O mundo se torna estranho ao homem, e os homens se tornam estranhos entre si. Conforme Theodor Adorno (2003, p.56), “contar algo significa ter algo especial a dizer”. Mas o que é especial em um mundo acinzentado pela mesmidade e com homens que não se encontram, separados em gerações que não conversam? Soando como Benjamin, Adorno (2003, p.56) também situa a guerra como um ponto de ruptura, "o que se desintegrou foi a

identidade da experiência, a vida articulada e em si mesma contínua, que só a postura do narrador permite". Depois de Auschwitz e de Hiroshima, é ingênuo o narrador que pensa dominar a experiência diante do horror da guerra e do processo social fechado e intransponível. Uma narração que pretende encontrar sentido no mundo pode esbarrar na impaciência e no ceticismo. Em tudo isso, o narrador é posto contra a parede. A sua postura de objetividade, o intento de contar o que de fato aconteceu é submetido à mais profunda relativização. O narrador do romance oitocentista é atacado em sua força, em sua autoridade e, sobretudo, em sua palavra final. O seu aparente conhecimento de tudo e de todos, como se carregasse o leitor para junto da cena, torna-se impotente ao se deparar com uma realidade que é fragmentária e catastrófica.

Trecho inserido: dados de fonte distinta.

struct PackPairArgs {
    const float *w[3];
    char *fwd[3], *tr[3];
    int H;
    int tile_blocks;
    Prologue2Args rest;
    char *zbase[2];
    long zstride, zunits;
    int zcount;
};
__global__ __launch_bounds__(256) void persist2_pack_pair_kernel(const PackPairArgs a) {
    __shared__ float tile[4][32][33];
    const int wave = threadIdx.x >> 6, lane = threadIdx.x & 63;
    if ((int)blockIdx.x >= a.tile_blocks && (int)blockIdx.x < a.tile_blocks + a.rest.img.blocks) {
        image_jobs_block(a.rest.img, blockIdx.x - a.tile_blocks, &tile[0][0][0]);
        return;
    }
    if ((int)blockIdx.x >= a.tile_blocks) {
        const Prologue2Args &r = a.rest;
        const long ns = 2 * r.s_units, nz = 2L * a.zcount * a.zunits, total = ns + r.zero_units + r.zero2_units + nz;
        const int first = a.tile_blocks + a.rest.img.blocks;
        for (long u = (blockIdx.x - first) * 256L + threadIdx.x; u < total; u += (long)(gridDim.x - first) * 256) {
            if (u >= ns + r.zero_units + r.zero2_units) {
                const long v = u - (ns + r.zero_units + r.zero2_units);
                const long per = (long)a.zcount * a.zunits;
                const int which = (int)(v / per);
                const long w = v % per;
                reinterpret_cast<uint4 *>(a.zbase[which] + (w / a.zunits) * a.zstride)[w % a.zunits] = make_uint4(0u, 0u, 0u, 0u);
            } else if (u < ns) {
                const int l = (int)(u / r.s_units);
                pack_unit<true, 2, true>(u - l * r.s_units, r.h0[l], r.hp0[l], r.H, r.B, r.H, r.h_rm[l], r.c0[l], r.c_rm[l]);
            } else if (u < ns + r.zero_units) {
                reinterpret_cast<uint4 *>(r.zero)[u - ns] = make_uint4(0u, 0u, 0u, 0u);
            } else {
                reinterpret_cast<uint4 *>(r.zero2)[u - ns - r.zero_units] = make_uint4(0u, 0u, 0u, 0u);
            }
        }
        return;
    }
    const int H = a.H, nkb = H / 32, nkb4 = 4 * H / 32;
    const int tiles_c = H / 32, tiles_per = (4 * H / 32) * tiles_c;
    const long t = (long)blockIdx.x * 4 + wave;
    const int m = (int)(t / tiles_per), tt = (int)(t % tiles_per);
    const int R0 = (tt / tiles_c) * 32, C0 = (tt % tiles_c) * 32;
    const float *w = a.w[m];
    const int i = lane & 15, kg = lane >> 4;
// ... 648 lines not shown
    w_ih += lo; w_hh += lo; b_ih += lo; b_hh += lo;
    if (h0) h0 += (size_t)lo * BH;
    if (c0) c0 += (size_t)lo * BH;
    HaloCtx &ctx = halo_ctx_cur();
    const bool images_by_pack = in_dim >= 64;
    if (in_dim < 64) {
        HALO_TRY(halo_gemm_f32(1, 1, T * B, 4 * H, in_dim, in, in_dim, w_ih[0], in_dim, l0.gates, 4 * H, b_ih[0], b_hh[0], 0, 0.f, 0, 0, 0,
                               nullptr, (halo_stream_t)st));
    }
    float *wp0 = reserve, *wp1 = fused_wpk(extra, hi, H), *wpi = wp1 + (size_t)4 * H * H;
    unsigned *flags = (unsigned *)((char *)reserve + reserve_flags_offset(T, B, in0, H, L));
    Prologue2Args pa;
    pa.img.n = 0; pa.img.blocks = 0; pa.img.with_lo = halo_math_mode() != HALO_MATH_BF16;
    pa.w[0] = w_hh[0]; pa.wdst[0] = wp0; pa.w[1] = w_hh[1]; pa.wdst[1] = wp1; pa.w[2] = w_ih[1]; pa.wdst[2] = wpi;
    pa.w_units = (long)(H / 16) * 4 * (H / 32) * 64; pa.wK = H;
    for (int l = 0; l < 2; ++l) {
        const LayerBufs lb = l ? l1 : l0;
        pa.h0[l] = h0 ? h0 + (size_t)l * BH : nullptr; pa.hp0[l] = lb.hp; pa.h_rm[l] = lb.h;
        pa.c0[l] = c0 ? c0 + (size_t)l * BH : nullptr; pa.c_rm[l] = lb.c;
    }
    pa.s_units = (long)((B + 15) / 16) * (H / 32) * 64;
    pa.zero = flags; pa.zero_units = (long)(PERSIST_FLAG_BYTES / 16);
    pa.zero2 = nullptr; pa.zero2_units = 0;
    pa.H = H; pa.B = B;
    ctx.packT_reserve = nullptr;
    ctx.emitT_reserve = nullptr;
    char *emit_hT0 = nullptr, *emit_hT1 = nullptr, *emit_xT1 = nullptr;
    if (ctx.lstm_expect_backward && H % 32 == 0) {
        float *wT = (float *)((char *)reserve + reserve_flags_offset(T, B, in0, H, L) + PERSIST_FLAG_BYTES);
        PackPairArgs pp;
        for (int m = 0; m < 3; ++m) { pp.w[m] = pa.w[m]; pp.fwd[m] = (char *)pa.wdst[m]; pp.tr[m] = (char *)(wT + (size_t)m * 4 * H * H); }
        pp.H = H;
        pp.tile_blocks = 3 * (4 * H / 32) * (H / 32) / 4;
        pp.rest = pa; pp.rest.w_units = 0;
        pp.rest.zero2 = reserve_bwd_flags(reserve, T, B, in0, H, L); pp.rest.zero2_units = (long)(PERSIST_FLAG_BYTES / 16);
        pp.zbase[0] = pp.zbase[1] = nullptr; pp.zstride = 0; pp.zunits = 0; pp.zcount = 0;
        ctx.emitT_reserve = nullptr;
        const bool emitT = persist_emit_enabled() && !h0 && B % 32 == 0 && H % 128 == 0 && T * B >= 32;
        if (emitT) {
            char *imgs = reserve_p2_images(reserve, T, B, in0, H, L);
            const size_t hb = halo_tiled_image_bytes(H, T * B), ib = halo_tiled_image_bytes(in0 > H ? in0 : H, T * B);
            emit_hT0 = imgs; emit_hT1 = imgs + hb + ib; emit_xT1 = emit_hT1 + hb;
            const long KT = (T * B + 31) / 32;
            pp.zbase[0] = emit_hT0; pp.zbase[1] = emit_hT1;
            pp.zstride = KT * 16384; pp.zunits = (long)(B / 32) * 16384 / 16; pp.zcount = H / 128;
            ctx.emitT_reserve = reserve;
        }
        ctx.fwdT_reserve = nullptr;
        if (images_by_pack) {
            ImageJobs &ij = pp.rest.img;
            image_jobs_add(ij, in, T * B, in_dim, in_dim, 0, img_in);
            image_jobs_add(ij, w_ih[0], 4 * H, in_dim, in_dim, 0, img_w);
            if (emitT) {
                image_jobs_add(ij, in, in_dim, T * B, in_dim, 1, emit_hT0 + halo_tiled_image_bytes(H, T * B));
                image_jobs_add(ij, w_ih[0], in_dim, 4 * H, in_dim, 1, reserve_p2_wT(reserve, T, B, in0, H, L));
                ctx.fwdT_reserve = reserve; ctx.fwdT_src[0] = in; ctx.fwdT_src[1] = w_ih[0];
            }
        }
        const unsigned rest_blocks = pack_grid((size_t)(2 * pa.s_units + pa.zero_units + pp.rest.zero2_units + 2L * pp.zcount * pp.zunits));
        hipLaunchKernelGGL(persist2_pack_pair_kernel, dim3((unsigned)(pp.tile_blocks + pp.rest.img.blocks) + rest_blocks), dim3(256), 0, st, pp);
        HALO_TRY(halo_launch_status());
        if (images_by_pack)
            HALO_TRY(halo_gemm_bf16x3_tiled(img_in, img_w, T * B, 4 * H, in_dim, l0.gates, 4 * H, b_ih[0], b_hh[0], 0, nullptr, st));
        ctx.packT_reserve = reserve;
        ctx.bwdflags_reserve = reserve;
        for (int m = 0; m < 3; ++m) ctx.packT_w[m] = pa.w[m];
    } else {
        const int dims[5] = {T, B, in0, H, L};
        const bool keep = ctx.lstm_weights_stamp != 0 && lo == 0 && ctx.packF_stamp == ctx.lstm_weights_stamp && ctx.packF_reserve == reserve &&
                          ctx.packF_w[0] == pa.w[0] && ctx.packF_w[1] == pa.w[1] && ctx.packF_w[2] == pa.w[2] &&
                          !memcmp(ctx.packF_dims, dims, sizeof(dims));
        if (keep) pa.w_units = 0;
        if (images_by_pack) {
            image_jobs_add(pa.img, in, T * B, in_dim, in_dim, 0, img_in);
            image_jobs_add(pa.img, w_ih[0], 4 * H, in_dim, in_dim, 0, img_w);
        }
        hipLaunchKernelGGL(persist2_prologue_kernel<0>, dim3((unsigned)pa.img.blocks + pack_grid((size_t)(3 * pa.w_units + 2 * pa.s_units + pa.zero_units))),
                           dim3(256), 0, st, pa);
        HALO_TRY(halo_launch_status());
        if (images_by_pack)
            HALO_TRY(halo_gemm_bf16x3_tiled(img_in, img_w, T * B, 4 * H, in_dim, l0.gates, 4 * H, b_ih[0], b_hh[0], 0, nullptr, st));
        ctx.packF_stamp = lo == 0 ? ctx.lstm_weights_stamp : 0;
        ctx.packF_reserve = reserve;
        for (int m = 0; m < 3; ++m) ctx.packF_w[m] = pa.w[m];
        memcpy(ctx.packF_dims, dims, sizeof(dims));
    }
    Persist2Fwd a;
    a.wp0 = (const char *)wp0; a.wp1 = (const char *)wp1; a.wpi = (const char *)wpi;
    a.hp0 = (char *)l0.hp; a.hp1 = (char *)l1.hp;
    a.xp = p_drop > 0.f ? (char *)fused_yp(extra, lo, T, B, H, L) : nullptr;
    a.gates0 = l0.gates; a.h0 = l0.h; a.c0 = l0.c;
    a.gates1 = l1.gates; a.h1 = l1.h; a.c1 = l1.c;
    a.b_ih1 = b_ih[1]; a.b_hh1 = b_hh[1];
    a.ydrop = p_drop > 0.f ? l0.ydrop : nullptr;
    a.y = y; a.y_stride_t = y_stride_t; a.y_stride_b = y_stride_b; a.y_mode = y ? (y_relu ? 2 : 1) : 0;
    a.drop = make_dropout(p_drop, seed, HALO_STREAM_LSTM_LAYER0 + (uint32_t)lo, offset, offset_dev);
    a.img_hT0 = emit_hT0; a.img_hT1 = emit_hT1; a.img_xT1 = emit_xT1;
    a.flags = flags;
    a.stamps = halo_lstm_persist_stamp_buffer();
    a.T = T; a.B = B; a.H = H;
    chain_begin(st);
    HALO_TRY(halo_lstm_persist2_fwd(a, st));
    chain_end(st, 0, 1, "lstm_persist2_fwd_kernel");
    for (int l = 0; l < 2; ++l) {
        const LayerBufs lb = l ? l1 : l0;
        if (hn) HALO_TRY(copy_d2d(hn + (size_t)(lo + l) * BH, lb.h + (size_t)T * BH, BH, st));
        if (cn) HALO_TRY(copy_d2d(cn + (size_t)(lo + l) * BH, lb.c + (size_t)T * BH, BH, st));
    }
    return HALO_OK;
}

O mundo é escorregadio, o cinema e o jornalismo confiscam boa parte da tarefa, e a narração, por isso mesmo, passa a ser um terreno de incertezas.

O romance moderno, Proust, Kafka, Thomas Mann, Joyce, é um ataque de alvo duplo: a mentira da representação e, especialmente, o próprio narrador. Esses autores se afastam da técnica ilusória de representar toda a trajetória de um indivíduo, seguindo cada uma de suas etapas e situações, graças a uma perspectiva afastada, que não se mostra, como se fosse uma presença ubíqua. Nesse ponto, a experiência do século XX é implacável, a contemplação é marcada pela impossibilidade, "porque a permanente ameaça da catástrofe não permite mais a observação imparcial, e nem mesmo a imitação estética dessa situação" (ADORNO, 2003, p.61). O narrador se aproxima, a sua distância com o leitor se encurta e, mais, ela varia como uma câmera de cinema. Por cima e por baixo, pelos lados, por dentro e por fora, a distância estética ganha movimento. O narrador desce de seu pedestal e participa dos desamparos desse mundo à mercê da destruição. Em seu gesto, ele atravessa a fachada das relações coisificadas e se entrega à difícil tarefa de captar a essência humana. Todo esse processo de encurtamento da distância estética aproxima o narrador a tal ponto da matéria narrada que ele mesmo se torna inseguro e passa a desconfiar do próprio conhecimento. O saber sobre as personagens é apenas impressão, a certeza sobre o mundo é colocada em dúvida, enfim, a imagem de um narrador dono de si e de todas as situações a sua volta é substituída pela imagem de um narrador encurralado pelo próprio trabalho da narração. O narrador não confia em si, tampouco no que narra, o narrador vira um problema para o leitor.